So yeah, it's a social network that looks a lot like a message board, and it
has been getting more and more social features.

That's the reason I'm leaving Reddit. I liked how it was a while ago, but the
recent changes and the culture just aren't my cup of tea anymore. Discussion
is still mostly okay, but there's just far too much noise.

------
jancsika
Sometimes when I lurk on Reddit it appears that "the internet" is giving
helpful and respectful comments to someone who, say, alleges that her husband
had been sexually assaulting her.

When I start digging down into the lower quality comments those comments are
obviously lower quality. But here's the thing-- within the lower quality
comments is the OP responding to the low quality comments!

In other words, an OP (probably like many OPs) has a limited amount of time to
get feedback on Reddit about a pressing problem.
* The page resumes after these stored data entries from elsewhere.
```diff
@@ -282,27 +289,27 @@
 }
 
 template <int NCH>
-static hipError_t launch_i8_groups(const ScanArgs& a, const int8_t* codes, const float* scales, const float* bq, hipStream_t st) {
+static hipError_t launch_i8_groups(const ScanArgs& a, const int8_t* codes, const float* scales, const float* bq, uint32_t* hist, hipStream_t st) {
     uint32_t done = 0;
     while (done < a.b) {
         const uint32_t left = a.b - done;
         hipError_t e;
         uint32_t g;
-        if (left >= 3) { g = left < 4u ? left : 4u; e = launch_i8<NCH, 4, 4>(a, codes, scales, bq, done, g, st); }
-        else if (left >= 2) { g = 2; e = launch_i8<NCH, 2, 8>(a, codes, scales, bq, done, g, st); }
-        else { g = 1; e = launch_i8<NCH, 1, kI8RowsPerBatch>(a, codes, scales, bq, done, g, st); }
+        if (left >= 3) { g = left < 4u ? left : 4u; e = launch_i8<NCH, 4, 4>(a, codes, scales, bq, hist, done, g, st); }
+        else if (left >= 2) { g = 2; e = launch_i8<NCH, 2, 8>(a, codes, scales, bq, hist, done, g, st); }
+        else { g = 1; e = launch_i8<NCH, 1, kI8RowsPerBatch>(a, codes, scales, bq, hist, done, g, st); }
         if (e != hipSuccess) return e;
         done += g;
     }
     return hipSuccess;
 }
 
-hipError_t launch_scan_i8(const ScanArgs& a, const int8_t* codes, const float* scales, const float* bq, hipStream_t st) {
+hipError_t launch_scan_i8(const ScanArgs& a, const int8_t* codes, const float* scales, const float* bq, uint32_t* hist, hipStream_t st) {
     if (a.b == 0 || a.n == 0) return hipSuccess;
     if (a.b > kShadowMaxQ || !i8_dim_ok(a.dim)) return hipErrorInvalidValue;
     switch ((a.dim + 1023u) / 1024u) {
-        case 1: return launch_i8_groups<1>(a, codes, scales, bq, st);
-        case 2: return launch_i8_groups<2>(a, codes, scales, bq, st);
+        case 1: return launch_i8_groups<1>(a, codes, scales, bq, hist, st);
+        case 2: return launch_i8_groups<2>(a, codes, scales, bq, hist, st);
         default: return hipErrorInvalidValue;
     }
 }
diff --git a/cqs_amd/csrc/scan_kernels.h b/cqs_amd/csrc/scan_kernels.h
--- a/cqs_amd/csrc/scan_kernels.h
+++ b/cqs_amd/csrc/scan_kernels.h
@@ -17,7 +17,7 @@
 struct TaskTiers {
     uint32_t nA, nB, nC;
     __host__ __device__ uint32_t total() const { return nA + nB + nC; }
-    __host__ __device__ uint32_t locate(uint32_t t, uint32_t& rows) const {
+    __host__ __device__ __attribute__((always_inline)) uint32_t locate(uint32_t t, uint32_t& rows) const {
         if (t < nA) { rows = 64u; return t * 64u; }
         if (t < nA + nB) { rows = 32u; return nA * 64u + (t - nA) * 32u; }
         rows = 16u;
diff --git a/cqs_amd/csrc/select_device.h b/cqs_amd/csrc/select_device.h
--- a/cqs_amd/csrc/select_device.h
+++ b/cqs_amd/csrc/select_device.h
@@ -8,26 +8,9 @@
 
 namespace cqs {
 
-__device__ __forceinline__ uint32_t bin_of(float s, bool linear) {
-    if (linear) {
-        const float t = (s + 1.0f) * 2048.0f;
-        const int b = (int)t;
-        return (uint32_t)(b < 0 ? 0 : (b > 4095 ? 4095 : b));
-    }
-    return okey(s) >> 20;
-}
-__device__ __forceinline__ uint32_t bin_of_range(float s, float lo, float scale) {
-    if (!(scale > 0.f)) return 0u;
-    const float t = (s - lo) * scale;
-    if (!(t < 4095.0f)) return 4095u;
-    return t > 0.f ? (uint32_t)(int)t : 0u;
-}
-__device__ __forceinline__ uint32_t bin_any(float s, uint32_t mode, float lo, float scale) {
-    return mode == 2u ? bin_of_range(s, lo, scale) : bin_of(s, mode != 0u);
-}
 
 template <int THREADS>
-__device__ void block_decide(const uint32_t* hist, uint32_t k_rem, uint32_t* s_part ,
+__device__ __forceinline__ void block_decide(const uint32_t* hist, uint32_t k_rem, uint32_t* s_part ,
                              uint32_t* res ) {
     constexpr int BPT = kHistBins / THREADS;
     constexpr int NW = THREADS / 64;
@@ -120,16 +103,33 @@
 constexpr uint32_t kGroupCap = 8192;
 constexpr int kGB = 16;
 
+struct SelectLds {
+    uint64_t* keys;
+    uint32_t* groups;
+    uint32_t* hist;
+    uint32_t* part;
+    uint32_t* res;
+};
+__device__ __forceinline__ SelectLds select_lds() {
+    __shared__ uint64_t s_keys[kCandCap];
+    __shared__ uint32_t s_groups[kGroupCap];
+    __shared__ __attribute__((aligned(16))) uint32_t s_hist[kHistBins];
+    __shared__ uint32_t s_part[1024];
+    __shared__ uint32_t s_res[4];
+    return SelectLds{s_keys, s_groups, s_hist, s_part, s_res};
+}
+
 __device__ __forceinline__ const uint64_t* select_body(const float* __restrict__ s, const float* __restrict__ gm,
                                                        const uint64_t* __restrict__ ga, uint32_t n_pad,
                                                        const TaskTiers& tiers, uint32_t k, uint32_t row_base,
                                                        uint32_t linear, unsigned long long* __restrict__ dbg,
                                                        uint32_t& count_out) {
-    __shared__ uint64_t s_keys[kCandCap];
-    __shared__ uint32_t s_groups[kGroupCap];
-    __shared__ __attribute__((aligned(16))) uint32_t s_hist[kHistBins];
-    __shared__ uint32_t s_part[1024];
-    __shared__ uint32_t s_res[4];
+    const SelectLds lds = select_lds();
+    uint64_t* const s_keys = lds.keys;
+    uint32_t* const s_groups = lds.groups;
+    uint32_t* const s_hist = lds.hist;
+    uint32_t* const s_part = lds.part;
+    uint32_t* const s_res = lds.res;
     __shared__ uint32_t s_cnt, s_ng, s_ng2;
     const uint32_t n_tasks = tiers.total();
     const int lane = threadIdx.x & 63;
```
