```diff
@@ -85,7 +85,7 @@
     if (nR) { const uint32_t k = __popc(mF) + __popc(mR & lt); sm.tab[k] = make_uint4(gR - exR, PR, offR, offR + cntR); sm.own[k] = (uint8_t)(lane | 32u); }
   }
   __syncwarp();
-  uint32_t cum = 0, nacc = 0;
+  uint32_t cum = 0, nacc = 0, ncls = 0;
   uint32_t kn, gn, Pn; uint4 q0n, q1n;
   auto fetch = [&](const uint32_t e0) {
     const uint32_t dF = exF - e0, dR = exR - e0;
@@ -103,10 +103,11 @@
   for (uint32_t e0 = 0; e0 < E; e0 += 32) {
     const uint32_t k = kn, g = gn, P = Pn; const uint4 q0 = q0n, q1 = q1n;
     if (e0 + 32 < E) fetch(e0 + 32);
-    const uint32_t hit8 = (within_one_edit(P, q0.x, km) ? 1u : 0u) | (within_one_edit(P, q0.y, km) ? 2u : 0u) |
-                          (within_one_edit(P, q0.z, km) ? 4u : 0u) | (within_one_edit(P, q0.w, km) ? 8u : 0u) |
-                          (within_one_edit(P, q1.x, km) ? 16u : 0u) | (within_one_edit(P, q1.y, km) ? 32u : 0u) |
-                          (within_one_edit(P, q1.z, km) ? 64u : 0u) | (within_one_edit(P, q1.w, km) ? 128u : 0u);
+    const uint32_t Pd = P >> 2, Pi = P << 2;
+    const uint32_t hit8 = (half_screen(P, Pd, Pi, q0.x, km) ? 1u : 0u) | (half_screen(P, Pd, Pi, q0.y, km) ? 2u : 0u) |
+                          (half_screen(P, Pd, Pi, q0.z, km) ? 4u : 0u) | (half_screen(P, Pd, Pi, q0.w, km) ? 8u : 0u) |
+                          (half_screen(P, Pd, Pi, q1.x, km) ? 16u : 0u) | (half_screen(P, Pd, Pi, q1.y, km) ? 32u : 0u) |
+                          (half_screen(P, Pd, Pi, q1.z, km) ? 64u : 0u) | (half_screen(P, Pd, Pi, q1.w, km) ? 128u : 0u);
     const bool any = e0 + lane < E && hit8;
     const unsigned am = __ballot_sync(kFull, any);
     if (am) {
@@ -134,7 +135,28 @@
       }
       nacc += __popc(b0) + 2u * __popc(b1) + 4u * __popc(b2) + 8u * __popc(b3);
     }
-    if (nacc && (nacc > (uint32_t)(kAccCap - kAccStep) || e0 + 32 >= E)) {
+    const bool last = e0 + 32 >= E;
+    if (nacc > ncls && (nacc > (uint32_t)(kAccCap - kAccStep) || last)) {
+      __syncwarp();
+      uint32_t nm = ncls;
+      for (uint32_t b = ncls; b < nacc; b += 32) {
+        const uint32_t i = b + lane;
+        const bool in = i < nacc;
+        const uint32_t m = in ? sm.meta[i] : 0u, x = in ? sm.id[i] : 0u;
+        const uint32_t Pf = __shfl_sync(kFull, PF, m & 31u), Pr = __shfl_sync(kFull, PR, m & 31u);
+        const uint32_t code = in ? classify_bits((m & 32u) ? Pr : Pf, sm.text[i], pw) : 0u;
+        const unsigned keep = __ballot_sync(kFull, (code & 3u) != 0u);
+        __syncwarp();
+        if ((code & 3u) != 0u) {
+          const uint32_t o = nm + __popc(keep & lt);
+          sm.text[o] = code; sm.id[o] = x; sm.meta[o] = (uint8_t)m;
+        }
+        nm += __popc(keep);
+        __syncwarp();
+      }
+      nacc = ncls = nm;
+    }
+    if (nacc && (nacc > (uint32_t)(kAccCap - kAccStep) || last)) {
       sm.run[0][0][lane] = 0; sm.run[0][1][lane] = 0; sm.run[1][0][lane] = 0; sm.run[1][1][lane] = 0;
       __syncwarp();
       for (uint32_t i = lane; i < nacc; i += 32) {
@@ -147,11 +169,10 @@
       __syncwarp();
 #pragma unroll
       for (int h = 0; h < 2; ++h) {
-        const uint32_t end = sm.run[h][1][lane], P = h ? PR : PF;
-        for (uint32_t i = sm.run[h][0][lane]; i < end && !zero; ++i)
-          zero = apply_entry(classify_bits(P, sm.text[i], pw), sm.id[i], full_search, lh);
-      }
-      nacc = 0;
+        const uint32_t end = sm.run[h][1][lane];
+        for (uint32_t i = sm.run[h][0][lane]; i < end && !zero; ++i) zero = apply_entry(sm.text[i], sm.id[i], full_search, lh);
+      }
+      nacc = ncls = 0;
       __syncwarp();
     }
   }
```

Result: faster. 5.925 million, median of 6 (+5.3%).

And mods/downvoters cannot
react quickly enough in that period of time to appropriately moderate the
responses.

Imagine OP's "Reddit time" (let's say an hour) as a rectangle in a video game
that starts at 100% and drains to 0%. Let's say those dregs comments drained
15% of the OP's total time or energy participating on Reddit.

Now, suppose a lurker reads the thread later when the mods/downvoters have
caught up with all their work. The lurker's default view is only the quality
comments. This misleads the lurker by hiding the 15% time-or-energy hit the OP
had from interacting with the dregs. The lurker likely assumes that
participating on Reddit requires less time or energy that it does in reality.

Now the lurker tries out posting for the first time and starts to experience
the 15% time-or-energy hit from the dregs comments. The more impatient OP is
about reading comments, the more likely OP is to increase that wasted time-or-
energy by interacting with the dregs.

Worse, that 15% time-or-energy hit includes content that would be beyond the
pale for in-person social interactions-- it's mindless trolling or misanthropy
which nearly no one would utter face to face. Some of it-- like accusations
that the OP is an imposter-- is unique to social media.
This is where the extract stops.